**** The data

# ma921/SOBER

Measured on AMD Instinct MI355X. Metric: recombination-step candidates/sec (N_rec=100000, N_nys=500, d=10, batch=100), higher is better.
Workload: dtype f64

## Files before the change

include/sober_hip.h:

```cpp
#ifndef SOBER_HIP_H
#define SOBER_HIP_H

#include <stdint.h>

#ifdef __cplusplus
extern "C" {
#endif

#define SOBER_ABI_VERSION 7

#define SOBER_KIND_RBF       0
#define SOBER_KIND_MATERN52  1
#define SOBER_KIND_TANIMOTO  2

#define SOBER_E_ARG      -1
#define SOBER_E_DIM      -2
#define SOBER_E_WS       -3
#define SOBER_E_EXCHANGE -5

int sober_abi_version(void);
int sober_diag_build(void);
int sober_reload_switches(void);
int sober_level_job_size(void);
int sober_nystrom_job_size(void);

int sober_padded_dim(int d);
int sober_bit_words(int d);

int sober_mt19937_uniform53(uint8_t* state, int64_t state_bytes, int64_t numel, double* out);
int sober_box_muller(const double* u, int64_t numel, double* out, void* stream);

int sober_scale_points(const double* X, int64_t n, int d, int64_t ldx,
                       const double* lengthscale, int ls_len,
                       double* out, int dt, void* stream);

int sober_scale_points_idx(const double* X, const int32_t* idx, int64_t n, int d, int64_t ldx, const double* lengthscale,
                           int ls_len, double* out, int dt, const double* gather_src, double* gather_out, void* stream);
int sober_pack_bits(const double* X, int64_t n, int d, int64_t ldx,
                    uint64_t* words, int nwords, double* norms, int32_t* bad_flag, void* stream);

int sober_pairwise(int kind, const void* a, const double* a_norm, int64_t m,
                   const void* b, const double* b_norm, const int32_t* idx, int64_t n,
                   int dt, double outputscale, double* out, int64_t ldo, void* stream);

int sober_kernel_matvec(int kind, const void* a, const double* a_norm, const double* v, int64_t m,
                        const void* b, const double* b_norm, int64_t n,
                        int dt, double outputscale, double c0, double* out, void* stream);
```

********

#### Problem to solve:
Transcribe each entry exactly as it appears.

#### Response to this task:
# ma921/SOBER

Measured on AMD Instinct MI355X. Metric: recombination-step candidates/sec (N_rec=100000, N_nys=500, d=10, batch=100), higher is better.
Workload: dtype f64

## Files before the change

include/sober_hip.h:

```cpp
#ifndef SOBER_HIP_H
#define SOBER_HIP_H

#include <stdint.h>

#ifdef __cplusplus
extern "C" {
#endif

#define SOBER_ABI_VERSION 7

#define SOBER_KIND_RBF       0
#define SOBER_KIND_MATERN52  1
#define SOBER_KIND_TANIMOTO  2

#define SOBER_E_ARG      -1
#define SOBER_E_DIM      -2
#define SOBER_E_WS       -3
#define SOBER_E_EXCHANGE -5

int sober_abi_version(void);
int sober_diag_build(void);
int sober_reload_switches(void);
int sober_level_job_size(void);
int sober_nystrom_job_size(void);

int sober_padded_dim(int d);
int sober_bit_words(int d);

int sober_mt19937_uniform53(uint8_t* state, int64_t state_bytes, int64_t numel, double* out);
int sober_box_muller(const double* u, int64_t numel, double* out, void* stream);

int sober_scale_points(const double* X, int64_t n, int d, int64_t ldx,
                       const double* lengthscale, int ls_len,
                       double* out, int dt, void* stream);

int sober_scale_points_idx(const double* X, const int32_t* idx, int64_t n, int d, int64_t ldx, const double* lengthscale,
                           int ls_len, double* out, int dt, const double* gather_src, double* gather_out, void* stream);
int sober_pack_bits(const double* X, int64_t n, int d, int64_t ldx,
                    uint64_t* words, int nwords, double* norms, int32_t* bad_flag, void* stream);

int sober_pairwise(int kind, const void* a, const double* a_norm, int64_t m,
                   const void* b, const double* b_norm, const int32_t* idx, int64_t n,
                   int dt, double outputscale, double* out, int64_t ldo, void* stream);

int sober_kernel_matvec(int kind, const void* a, const double* a_norm, const double* v, int64_t m,
                        const void* b, const double* b_norm, int64_t n,
                        int dt, double outputscale, double c0, double* out, void* stream);
```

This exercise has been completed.